▶ About this exercise
Go through the entries below and tally the lines holding "state"; please reply with the number only.

▶ Data for this task
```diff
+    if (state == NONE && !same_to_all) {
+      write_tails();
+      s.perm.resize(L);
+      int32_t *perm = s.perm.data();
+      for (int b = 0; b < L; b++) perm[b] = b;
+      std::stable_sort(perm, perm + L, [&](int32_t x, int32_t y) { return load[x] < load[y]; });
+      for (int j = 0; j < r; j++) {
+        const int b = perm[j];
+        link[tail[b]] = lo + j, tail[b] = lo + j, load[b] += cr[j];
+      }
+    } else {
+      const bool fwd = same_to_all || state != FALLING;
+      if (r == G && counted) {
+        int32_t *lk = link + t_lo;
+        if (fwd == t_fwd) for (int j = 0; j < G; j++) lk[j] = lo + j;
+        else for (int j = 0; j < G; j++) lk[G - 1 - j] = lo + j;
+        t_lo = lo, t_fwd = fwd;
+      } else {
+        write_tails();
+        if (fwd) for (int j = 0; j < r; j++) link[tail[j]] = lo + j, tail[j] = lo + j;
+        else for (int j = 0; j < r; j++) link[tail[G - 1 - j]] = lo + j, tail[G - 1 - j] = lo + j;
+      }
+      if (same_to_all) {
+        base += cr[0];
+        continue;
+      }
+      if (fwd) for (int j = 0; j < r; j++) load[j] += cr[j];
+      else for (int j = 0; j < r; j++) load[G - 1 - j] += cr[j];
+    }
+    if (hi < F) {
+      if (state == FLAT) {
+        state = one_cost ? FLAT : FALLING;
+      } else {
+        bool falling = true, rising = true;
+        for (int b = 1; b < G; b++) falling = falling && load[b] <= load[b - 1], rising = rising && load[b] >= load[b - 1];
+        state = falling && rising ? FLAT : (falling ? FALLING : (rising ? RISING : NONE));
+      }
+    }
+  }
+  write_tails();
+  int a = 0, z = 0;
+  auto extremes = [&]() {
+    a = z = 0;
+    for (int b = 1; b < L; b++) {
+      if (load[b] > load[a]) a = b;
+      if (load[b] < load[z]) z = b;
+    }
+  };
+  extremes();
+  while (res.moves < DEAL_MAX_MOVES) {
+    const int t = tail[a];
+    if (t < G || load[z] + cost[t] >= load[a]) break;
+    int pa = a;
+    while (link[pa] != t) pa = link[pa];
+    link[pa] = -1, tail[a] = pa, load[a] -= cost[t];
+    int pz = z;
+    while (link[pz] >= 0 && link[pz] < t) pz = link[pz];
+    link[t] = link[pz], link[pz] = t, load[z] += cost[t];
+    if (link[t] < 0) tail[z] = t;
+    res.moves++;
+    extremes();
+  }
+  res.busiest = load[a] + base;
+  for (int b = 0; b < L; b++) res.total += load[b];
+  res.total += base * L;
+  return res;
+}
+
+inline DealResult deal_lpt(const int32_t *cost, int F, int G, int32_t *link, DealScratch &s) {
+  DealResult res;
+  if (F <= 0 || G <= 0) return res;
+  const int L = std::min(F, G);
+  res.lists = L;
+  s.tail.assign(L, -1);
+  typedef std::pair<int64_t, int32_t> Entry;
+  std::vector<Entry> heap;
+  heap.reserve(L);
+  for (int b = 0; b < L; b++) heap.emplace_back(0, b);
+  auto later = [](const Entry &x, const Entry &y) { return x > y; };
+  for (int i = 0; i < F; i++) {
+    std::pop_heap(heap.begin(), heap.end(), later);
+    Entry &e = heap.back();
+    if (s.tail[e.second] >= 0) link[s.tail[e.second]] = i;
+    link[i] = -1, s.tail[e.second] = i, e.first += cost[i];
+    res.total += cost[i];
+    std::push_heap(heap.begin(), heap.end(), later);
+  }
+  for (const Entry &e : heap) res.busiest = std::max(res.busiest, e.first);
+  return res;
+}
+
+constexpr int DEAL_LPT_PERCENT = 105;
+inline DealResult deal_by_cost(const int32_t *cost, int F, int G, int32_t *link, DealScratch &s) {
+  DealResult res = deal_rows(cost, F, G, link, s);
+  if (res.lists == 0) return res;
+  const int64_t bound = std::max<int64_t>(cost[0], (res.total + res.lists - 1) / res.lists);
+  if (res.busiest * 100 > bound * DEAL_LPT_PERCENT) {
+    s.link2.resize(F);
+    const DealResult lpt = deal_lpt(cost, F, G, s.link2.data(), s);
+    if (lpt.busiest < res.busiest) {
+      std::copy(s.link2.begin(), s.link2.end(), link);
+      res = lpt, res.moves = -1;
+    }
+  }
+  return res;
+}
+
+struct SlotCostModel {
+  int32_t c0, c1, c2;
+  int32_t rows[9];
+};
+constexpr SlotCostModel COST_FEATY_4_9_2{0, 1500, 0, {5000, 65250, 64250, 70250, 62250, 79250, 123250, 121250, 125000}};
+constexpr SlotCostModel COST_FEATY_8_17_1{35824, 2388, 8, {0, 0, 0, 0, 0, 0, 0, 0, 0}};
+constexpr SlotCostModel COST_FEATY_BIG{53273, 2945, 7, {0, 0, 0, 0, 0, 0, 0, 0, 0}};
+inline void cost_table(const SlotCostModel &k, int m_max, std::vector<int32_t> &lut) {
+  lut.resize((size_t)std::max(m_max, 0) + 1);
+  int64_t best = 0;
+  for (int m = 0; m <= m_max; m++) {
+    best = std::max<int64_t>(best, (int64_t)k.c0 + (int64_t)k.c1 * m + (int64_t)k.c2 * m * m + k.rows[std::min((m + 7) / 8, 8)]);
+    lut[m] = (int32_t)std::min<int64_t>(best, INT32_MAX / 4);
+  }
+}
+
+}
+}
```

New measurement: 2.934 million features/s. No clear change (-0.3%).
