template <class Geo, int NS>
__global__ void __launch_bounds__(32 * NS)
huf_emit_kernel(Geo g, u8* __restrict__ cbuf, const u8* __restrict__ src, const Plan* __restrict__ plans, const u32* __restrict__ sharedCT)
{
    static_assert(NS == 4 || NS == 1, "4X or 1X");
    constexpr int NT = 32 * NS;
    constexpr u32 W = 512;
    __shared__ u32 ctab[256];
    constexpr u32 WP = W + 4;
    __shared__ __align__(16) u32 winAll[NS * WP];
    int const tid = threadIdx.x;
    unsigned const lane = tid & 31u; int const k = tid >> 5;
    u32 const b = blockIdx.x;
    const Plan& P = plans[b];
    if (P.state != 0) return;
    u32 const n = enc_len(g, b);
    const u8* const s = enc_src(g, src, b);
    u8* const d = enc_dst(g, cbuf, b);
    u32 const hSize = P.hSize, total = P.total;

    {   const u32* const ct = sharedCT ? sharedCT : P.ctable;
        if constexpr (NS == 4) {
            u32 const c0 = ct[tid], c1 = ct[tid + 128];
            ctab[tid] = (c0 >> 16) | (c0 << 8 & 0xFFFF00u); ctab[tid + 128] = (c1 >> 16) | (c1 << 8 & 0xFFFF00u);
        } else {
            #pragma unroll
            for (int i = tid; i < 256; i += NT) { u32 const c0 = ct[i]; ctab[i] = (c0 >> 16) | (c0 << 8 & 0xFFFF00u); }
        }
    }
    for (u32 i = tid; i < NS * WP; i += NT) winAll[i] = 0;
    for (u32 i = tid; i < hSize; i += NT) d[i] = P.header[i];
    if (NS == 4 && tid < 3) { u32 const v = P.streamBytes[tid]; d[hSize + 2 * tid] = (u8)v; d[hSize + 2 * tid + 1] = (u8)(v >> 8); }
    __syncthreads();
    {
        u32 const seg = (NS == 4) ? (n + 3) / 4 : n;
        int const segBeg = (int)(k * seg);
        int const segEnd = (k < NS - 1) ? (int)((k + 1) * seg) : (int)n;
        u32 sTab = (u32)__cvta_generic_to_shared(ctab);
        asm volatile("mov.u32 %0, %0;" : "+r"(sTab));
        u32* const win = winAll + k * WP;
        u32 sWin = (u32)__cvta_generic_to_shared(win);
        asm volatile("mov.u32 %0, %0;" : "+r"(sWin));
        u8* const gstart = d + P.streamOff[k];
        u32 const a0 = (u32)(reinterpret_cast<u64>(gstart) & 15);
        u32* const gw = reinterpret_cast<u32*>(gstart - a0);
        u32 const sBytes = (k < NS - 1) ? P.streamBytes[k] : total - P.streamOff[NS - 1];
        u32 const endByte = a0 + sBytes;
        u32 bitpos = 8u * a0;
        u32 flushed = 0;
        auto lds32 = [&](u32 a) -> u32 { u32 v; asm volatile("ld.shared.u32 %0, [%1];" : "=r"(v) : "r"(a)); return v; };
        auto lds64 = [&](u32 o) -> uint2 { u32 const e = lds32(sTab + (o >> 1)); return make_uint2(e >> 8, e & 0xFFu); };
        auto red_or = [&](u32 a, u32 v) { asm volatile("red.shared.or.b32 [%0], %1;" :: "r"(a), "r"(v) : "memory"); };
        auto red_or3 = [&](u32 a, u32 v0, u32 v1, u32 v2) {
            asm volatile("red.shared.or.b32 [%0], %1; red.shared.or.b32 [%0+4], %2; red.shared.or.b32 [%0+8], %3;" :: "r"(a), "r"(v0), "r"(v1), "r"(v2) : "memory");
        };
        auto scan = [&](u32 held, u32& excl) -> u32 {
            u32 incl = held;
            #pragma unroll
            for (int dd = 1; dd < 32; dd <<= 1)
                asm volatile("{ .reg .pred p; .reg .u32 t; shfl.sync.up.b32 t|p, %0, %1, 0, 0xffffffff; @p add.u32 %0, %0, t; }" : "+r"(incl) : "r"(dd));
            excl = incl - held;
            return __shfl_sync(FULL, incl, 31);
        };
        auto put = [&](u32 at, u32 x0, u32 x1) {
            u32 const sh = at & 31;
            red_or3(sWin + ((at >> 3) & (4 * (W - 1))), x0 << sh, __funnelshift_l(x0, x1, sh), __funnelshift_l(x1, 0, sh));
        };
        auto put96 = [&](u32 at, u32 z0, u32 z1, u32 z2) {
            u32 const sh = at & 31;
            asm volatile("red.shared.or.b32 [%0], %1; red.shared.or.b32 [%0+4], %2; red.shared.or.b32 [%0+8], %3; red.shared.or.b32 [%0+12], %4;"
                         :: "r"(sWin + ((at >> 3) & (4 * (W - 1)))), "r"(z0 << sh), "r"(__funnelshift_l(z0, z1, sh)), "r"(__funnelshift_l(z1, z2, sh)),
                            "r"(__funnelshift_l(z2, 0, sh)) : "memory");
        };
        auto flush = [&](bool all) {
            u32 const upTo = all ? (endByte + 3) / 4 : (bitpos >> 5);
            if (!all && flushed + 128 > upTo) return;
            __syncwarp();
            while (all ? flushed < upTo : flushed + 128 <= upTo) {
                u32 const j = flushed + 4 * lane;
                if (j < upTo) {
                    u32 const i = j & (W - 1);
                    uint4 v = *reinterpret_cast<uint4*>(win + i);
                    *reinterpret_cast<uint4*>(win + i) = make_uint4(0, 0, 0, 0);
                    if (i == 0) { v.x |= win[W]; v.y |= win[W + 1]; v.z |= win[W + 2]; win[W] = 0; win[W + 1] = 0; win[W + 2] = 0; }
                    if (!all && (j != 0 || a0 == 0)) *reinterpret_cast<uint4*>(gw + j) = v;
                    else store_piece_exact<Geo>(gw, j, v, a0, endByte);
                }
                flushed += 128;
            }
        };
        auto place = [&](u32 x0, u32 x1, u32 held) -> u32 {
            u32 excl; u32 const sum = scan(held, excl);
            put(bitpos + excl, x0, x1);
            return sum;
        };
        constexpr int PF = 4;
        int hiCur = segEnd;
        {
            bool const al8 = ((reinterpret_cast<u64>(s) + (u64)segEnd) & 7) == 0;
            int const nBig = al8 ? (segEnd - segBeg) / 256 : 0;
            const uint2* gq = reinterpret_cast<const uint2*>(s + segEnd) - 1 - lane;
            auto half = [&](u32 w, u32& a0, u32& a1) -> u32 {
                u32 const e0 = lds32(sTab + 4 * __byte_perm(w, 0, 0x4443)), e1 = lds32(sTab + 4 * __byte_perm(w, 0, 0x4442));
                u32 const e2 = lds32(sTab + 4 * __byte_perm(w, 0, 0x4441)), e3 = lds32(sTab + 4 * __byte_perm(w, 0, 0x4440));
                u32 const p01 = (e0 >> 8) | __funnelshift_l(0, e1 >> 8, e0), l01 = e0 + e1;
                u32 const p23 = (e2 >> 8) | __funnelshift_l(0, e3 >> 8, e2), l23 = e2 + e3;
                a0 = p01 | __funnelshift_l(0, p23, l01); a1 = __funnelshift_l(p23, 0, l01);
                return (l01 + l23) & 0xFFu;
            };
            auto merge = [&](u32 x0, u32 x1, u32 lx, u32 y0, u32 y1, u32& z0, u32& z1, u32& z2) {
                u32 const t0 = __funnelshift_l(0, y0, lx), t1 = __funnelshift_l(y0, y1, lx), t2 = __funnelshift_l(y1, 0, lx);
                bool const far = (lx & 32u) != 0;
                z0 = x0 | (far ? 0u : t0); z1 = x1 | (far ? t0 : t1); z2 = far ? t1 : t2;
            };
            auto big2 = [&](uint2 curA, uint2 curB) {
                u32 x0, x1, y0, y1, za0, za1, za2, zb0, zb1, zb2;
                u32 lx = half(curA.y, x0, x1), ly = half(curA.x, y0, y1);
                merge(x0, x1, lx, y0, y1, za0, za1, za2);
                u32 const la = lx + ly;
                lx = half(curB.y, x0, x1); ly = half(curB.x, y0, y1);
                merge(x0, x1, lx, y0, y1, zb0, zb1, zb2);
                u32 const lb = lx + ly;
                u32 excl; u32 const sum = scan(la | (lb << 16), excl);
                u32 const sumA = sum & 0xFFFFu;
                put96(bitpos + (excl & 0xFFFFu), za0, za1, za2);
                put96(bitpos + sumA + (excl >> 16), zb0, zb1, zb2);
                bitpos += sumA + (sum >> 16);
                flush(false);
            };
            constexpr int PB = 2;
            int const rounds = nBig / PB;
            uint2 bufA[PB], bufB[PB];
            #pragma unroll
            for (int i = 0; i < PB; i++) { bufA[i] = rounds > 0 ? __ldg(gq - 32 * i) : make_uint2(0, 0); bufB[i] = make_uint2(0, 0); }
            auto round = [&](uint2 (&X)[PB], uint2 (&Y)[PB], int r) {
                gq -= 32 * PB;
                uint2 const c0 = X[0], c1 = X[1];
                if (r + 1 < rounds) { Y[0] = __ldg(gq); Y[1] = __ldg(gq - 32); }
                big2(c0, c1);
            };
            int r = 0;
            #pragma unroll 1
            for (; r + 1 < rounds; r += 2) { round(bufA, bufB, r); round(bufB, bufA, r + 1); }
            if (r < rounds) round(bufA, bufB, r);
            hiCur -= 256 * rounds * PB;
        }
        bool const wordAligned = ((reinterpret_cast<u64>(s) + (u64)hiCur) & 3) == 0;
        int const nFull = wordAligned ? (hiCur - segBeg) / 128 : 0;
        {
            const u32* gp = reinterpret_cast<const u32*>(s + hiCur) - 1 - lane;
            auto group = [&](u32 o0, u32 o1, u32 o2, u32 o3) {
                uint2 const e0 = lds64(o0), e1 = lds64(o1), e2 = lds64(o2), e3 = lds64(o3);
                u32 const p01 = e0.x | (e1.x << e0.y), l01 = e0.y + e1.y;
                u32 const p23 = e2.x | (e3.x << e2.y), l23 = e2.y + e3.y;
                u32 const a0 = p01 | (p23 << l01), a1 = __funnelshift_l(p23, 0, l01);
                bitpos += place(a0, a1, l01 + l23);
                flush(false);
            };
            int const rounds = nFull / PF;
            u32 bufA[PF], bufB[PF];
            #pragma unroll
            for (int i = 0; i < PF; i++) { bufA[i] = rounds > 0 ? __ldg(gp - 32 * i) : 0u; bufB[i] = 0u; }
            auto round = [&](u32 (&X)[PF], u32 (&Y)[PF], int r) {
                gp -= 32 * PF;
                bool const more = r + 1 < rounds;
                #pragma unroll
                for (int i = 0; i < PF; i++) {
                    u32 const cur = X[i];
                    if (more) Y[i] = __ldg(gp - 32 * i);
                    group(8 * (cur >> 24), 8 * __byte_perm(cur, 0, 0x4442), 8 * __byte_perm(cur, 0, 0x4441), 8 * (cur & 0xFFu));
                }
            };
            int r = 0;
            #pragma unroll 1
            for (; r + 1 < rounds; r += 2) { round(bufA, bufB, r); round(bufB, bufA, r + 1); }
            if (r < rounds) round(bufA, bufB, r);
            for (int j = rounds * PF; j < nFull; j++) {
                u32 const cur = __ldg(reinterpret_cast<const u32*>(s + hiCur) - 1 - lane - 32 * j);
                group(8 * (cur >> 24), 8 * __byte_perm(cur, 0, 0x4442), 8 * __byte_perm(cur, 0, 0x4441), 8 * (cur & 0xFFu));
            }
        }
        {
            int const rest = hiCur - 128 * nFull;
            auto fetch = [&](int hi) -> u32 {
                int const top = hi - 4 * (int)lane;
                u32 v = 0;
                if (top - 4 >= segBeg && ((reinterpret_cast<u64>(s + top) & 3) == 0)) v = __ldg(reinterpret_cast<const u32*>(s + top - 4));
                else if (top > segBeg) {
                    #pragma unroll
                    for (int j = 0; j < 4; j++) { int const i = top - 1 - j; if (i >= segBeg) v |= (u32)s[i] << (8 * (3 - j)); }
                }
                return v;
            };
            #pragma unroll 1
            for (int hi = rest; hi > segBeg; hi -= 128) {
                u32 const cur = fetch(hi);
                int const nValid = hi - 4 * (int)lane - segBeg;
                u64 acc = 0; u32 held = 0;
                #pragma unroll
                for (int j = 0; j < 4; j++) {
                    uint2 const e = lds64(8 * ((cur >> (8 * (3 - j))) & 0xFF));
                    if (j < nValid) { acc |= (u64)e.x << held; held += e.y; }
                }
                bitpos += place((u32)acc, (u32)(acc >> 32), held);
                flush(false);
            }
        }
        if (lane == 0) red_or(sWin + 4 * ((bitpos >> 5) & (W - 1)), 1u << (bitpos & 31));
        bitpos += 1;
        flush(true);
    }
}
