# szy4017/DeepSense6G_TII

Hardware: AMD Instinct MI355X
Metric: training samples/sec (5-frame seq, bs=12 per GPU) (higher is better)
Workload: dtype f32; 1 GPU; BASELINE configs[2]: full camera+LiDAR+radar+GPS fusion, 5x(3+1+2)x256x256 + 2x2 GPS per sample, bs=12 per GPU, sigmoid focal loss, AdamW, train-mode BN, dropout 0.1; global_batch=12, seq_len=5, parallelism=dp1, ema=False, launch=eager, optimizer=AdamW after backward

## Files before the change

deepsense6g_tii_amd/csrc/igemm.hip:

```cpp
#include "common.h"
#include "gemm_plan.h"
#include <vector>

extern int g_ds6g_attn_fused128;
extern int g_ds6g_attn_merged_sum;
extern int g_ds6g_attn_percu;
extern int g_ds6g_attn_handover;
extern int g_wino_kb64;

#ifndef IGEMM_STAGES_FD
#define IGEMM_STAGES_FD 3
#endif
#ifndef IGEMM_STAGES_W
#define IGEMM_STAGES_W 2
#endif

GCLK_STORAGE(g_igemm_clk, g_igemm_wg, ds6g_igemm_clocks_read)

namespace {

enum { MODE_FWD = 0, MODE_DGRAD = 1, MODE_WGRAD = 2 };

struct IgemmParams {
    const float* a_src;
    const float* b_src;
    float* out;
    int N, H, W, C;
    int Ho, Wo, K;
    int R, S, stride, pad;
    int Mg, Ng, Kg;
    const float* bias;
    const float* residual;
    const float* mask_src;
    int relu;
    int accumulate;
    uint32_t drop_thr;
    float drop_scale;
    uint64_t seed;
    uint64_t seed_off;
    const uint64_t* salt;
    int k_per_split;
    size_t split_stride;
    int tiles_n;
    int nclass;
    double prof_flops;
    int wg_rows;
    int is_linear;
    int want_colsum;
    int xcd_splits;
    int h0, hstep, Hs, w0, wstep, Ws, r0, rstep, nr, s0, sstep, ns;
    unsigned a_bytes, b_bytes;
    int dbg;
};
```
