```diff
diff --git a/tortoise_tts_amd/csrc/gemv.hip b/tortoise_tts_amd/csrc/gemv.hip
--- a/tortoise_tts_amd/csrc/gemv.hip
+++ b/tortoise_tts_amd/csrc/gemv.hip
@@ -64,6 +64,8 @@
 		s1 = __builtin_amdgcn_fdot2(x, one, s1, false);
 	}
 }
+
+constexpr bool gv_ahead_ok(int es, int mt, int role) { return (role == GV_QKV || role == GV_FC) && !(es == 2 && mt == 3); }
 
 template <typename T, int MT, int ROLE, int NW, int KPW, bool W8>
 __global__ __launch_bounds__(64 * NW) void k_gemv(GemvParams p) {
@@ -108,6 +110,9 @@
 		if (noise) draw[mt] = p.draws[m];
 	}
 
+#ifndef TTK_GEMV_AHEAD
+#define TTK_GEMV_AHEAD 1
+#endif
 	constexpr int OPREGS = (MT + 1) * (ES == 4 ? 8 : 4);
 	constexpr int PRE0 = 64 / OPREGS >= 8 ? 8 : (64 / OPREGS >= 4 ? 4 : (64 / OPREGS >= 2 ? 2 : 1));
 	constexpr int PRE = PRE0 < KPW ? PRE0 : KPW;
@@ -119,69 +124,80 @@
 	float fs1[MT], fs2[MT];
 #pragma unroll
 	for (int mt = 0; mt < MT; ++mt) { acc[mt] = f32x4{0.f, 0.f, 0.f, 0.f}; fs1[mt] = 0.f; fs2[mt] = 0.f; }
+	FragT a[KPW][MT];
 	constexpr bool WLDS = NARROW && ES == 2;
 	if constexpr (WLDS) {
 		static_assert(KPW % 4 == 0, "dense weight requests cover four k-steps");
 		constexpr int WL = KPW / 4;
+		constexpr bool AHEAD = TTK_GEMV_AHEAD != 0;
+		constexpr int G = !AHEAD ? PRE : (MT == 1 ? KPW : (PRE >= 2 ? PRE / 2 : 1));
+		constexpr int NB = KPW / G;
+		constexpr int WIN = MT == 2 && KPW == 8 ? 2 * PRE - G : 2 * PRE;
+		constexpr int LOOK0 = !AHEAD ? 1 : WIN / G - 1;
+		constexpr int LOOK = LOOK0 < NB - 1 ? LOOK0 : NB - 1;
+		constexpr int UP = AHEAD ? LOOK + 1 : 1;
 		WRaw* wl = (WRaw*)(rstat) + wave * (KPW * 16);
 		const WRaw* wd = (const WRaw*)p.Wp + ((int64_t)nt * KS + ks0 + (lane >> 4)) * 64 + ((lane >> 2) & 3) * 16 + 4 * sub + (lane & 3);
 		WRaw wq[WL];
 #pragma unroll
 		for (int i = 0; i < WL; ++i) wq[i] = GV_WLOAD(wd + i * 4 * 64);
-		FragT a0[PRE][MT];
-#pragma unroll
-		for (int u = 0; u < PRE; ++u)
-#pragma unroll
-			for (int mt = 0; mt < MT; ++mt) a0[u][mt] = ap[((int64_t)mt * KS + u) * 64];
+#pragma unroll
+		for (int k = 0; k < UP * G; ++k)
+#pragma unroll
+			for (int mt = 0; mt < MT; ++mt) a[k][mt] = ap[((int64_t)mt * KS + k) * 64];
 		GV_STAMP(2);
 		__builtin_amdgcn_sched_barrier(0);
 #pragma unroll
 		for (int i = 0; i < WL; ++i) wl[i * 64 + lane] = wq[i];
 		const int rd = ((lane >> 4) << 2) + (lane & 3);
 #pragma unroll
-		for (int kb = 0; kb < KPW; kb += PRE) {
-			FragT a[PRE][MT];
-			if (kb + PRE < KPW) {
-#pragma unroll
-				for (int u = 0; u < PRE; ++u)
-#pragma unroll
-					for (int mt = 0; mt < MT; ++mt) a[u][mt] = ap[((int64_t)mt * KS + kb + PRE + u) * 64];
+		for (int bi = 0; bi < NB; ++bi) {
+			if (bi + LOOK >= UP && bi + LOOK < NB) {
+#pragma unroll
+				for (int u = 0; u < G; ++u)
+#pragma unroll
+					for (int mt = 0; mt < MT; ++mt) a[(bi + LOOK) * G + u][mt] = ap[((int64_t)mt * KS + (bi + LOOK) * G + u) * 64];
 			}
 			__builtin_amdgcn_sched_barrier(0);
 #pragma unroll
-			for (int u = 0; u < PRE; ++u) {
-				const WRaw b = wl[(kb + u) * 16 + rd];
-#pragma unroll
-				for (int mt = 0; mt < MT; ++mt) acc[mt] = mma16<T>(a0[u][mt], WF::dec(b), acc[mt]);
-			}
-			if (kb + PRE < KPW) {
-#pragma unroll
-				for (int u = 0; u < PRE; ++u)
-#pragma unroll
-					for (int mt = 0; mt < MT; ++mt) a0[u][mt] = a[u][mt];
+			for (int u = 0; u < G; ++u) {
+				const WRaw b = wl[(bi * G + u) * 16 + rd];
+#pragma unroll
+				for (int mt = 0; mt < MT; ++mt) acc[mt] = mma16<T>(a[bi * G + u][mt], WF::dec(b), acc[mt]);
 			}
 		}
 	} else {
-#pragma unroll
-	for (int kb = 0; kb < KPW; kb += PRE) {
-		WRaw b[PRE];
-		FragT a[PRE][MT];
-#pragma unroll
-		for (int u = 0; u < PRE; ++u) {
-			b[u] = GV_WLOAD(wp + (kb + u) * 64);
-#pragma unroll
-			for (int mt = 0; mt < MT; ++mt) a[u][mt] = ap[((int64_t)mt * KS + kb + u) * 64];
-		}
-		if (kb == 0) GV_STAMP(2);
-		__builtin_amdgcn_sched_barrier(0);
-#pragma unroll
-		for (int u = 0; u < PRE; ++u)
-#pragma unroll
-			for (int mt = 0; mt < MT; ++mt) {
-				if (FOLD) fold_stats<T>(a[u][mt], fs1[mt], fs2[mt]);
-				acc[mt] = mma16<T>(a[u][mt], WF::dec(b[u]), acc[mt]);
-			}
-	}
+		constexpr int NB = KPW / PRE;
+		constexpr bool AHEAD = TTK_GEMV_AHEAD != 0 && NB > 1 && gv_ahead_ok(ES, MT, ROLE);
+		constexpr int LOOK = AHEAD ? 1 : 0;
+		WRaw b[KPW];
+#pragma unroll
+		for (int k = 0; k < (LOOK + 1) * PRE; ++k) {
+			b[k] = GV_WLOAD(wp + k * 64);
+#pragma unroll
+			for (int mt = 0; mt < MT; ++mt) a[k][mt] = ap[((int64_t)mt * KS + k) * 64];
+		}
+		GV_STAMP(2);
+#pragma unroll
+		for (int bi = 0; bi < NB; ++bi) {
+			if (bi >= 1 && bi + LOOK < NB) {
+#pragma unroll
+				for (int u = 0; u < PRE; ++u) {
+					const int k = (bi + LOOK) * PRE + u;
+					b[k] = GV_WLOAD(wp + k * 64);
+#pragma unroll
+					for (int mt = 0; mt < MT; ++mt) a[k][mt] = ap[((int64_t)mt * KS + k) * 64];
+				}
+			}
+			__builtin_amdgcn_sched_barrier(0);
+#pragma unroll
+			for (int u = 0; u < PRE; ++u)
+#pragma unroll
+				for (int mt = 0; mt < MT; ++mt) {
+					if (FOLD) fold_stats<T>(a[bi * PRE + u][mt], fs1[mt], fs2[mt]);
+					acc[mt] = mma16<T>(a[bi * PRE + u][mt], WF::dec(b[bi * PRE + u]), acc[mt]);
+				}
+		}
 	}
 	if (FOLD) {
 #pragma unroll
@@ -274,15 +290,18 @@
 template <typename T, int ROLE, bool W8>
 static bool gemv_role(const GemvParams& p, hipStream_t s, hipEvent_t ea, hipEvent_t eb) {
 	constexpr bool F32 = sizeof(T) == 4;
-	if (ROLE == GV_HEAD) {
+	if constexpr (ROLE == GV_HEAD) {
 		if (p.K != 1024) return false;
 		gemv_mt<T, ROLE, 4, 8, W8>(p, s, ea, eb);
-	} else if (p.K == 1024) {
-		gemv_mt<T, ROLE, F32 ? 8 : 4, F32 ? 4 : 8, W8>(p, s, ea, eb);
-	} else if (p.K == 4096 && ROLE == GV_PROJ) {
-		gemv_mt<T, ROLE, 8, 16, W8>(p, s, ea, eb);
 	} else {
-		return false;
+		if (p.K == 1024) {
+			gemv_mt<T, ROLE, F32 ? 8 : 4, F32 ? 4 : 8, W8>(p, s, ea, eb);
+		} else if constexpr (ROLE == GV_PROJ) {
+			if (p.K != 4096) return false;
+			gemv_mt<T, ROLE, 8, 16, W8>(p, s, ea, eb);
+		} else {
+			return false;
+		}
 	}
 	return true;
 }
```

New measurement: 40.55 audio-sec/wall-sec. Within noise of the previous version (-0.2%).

▶ Exercise solution
6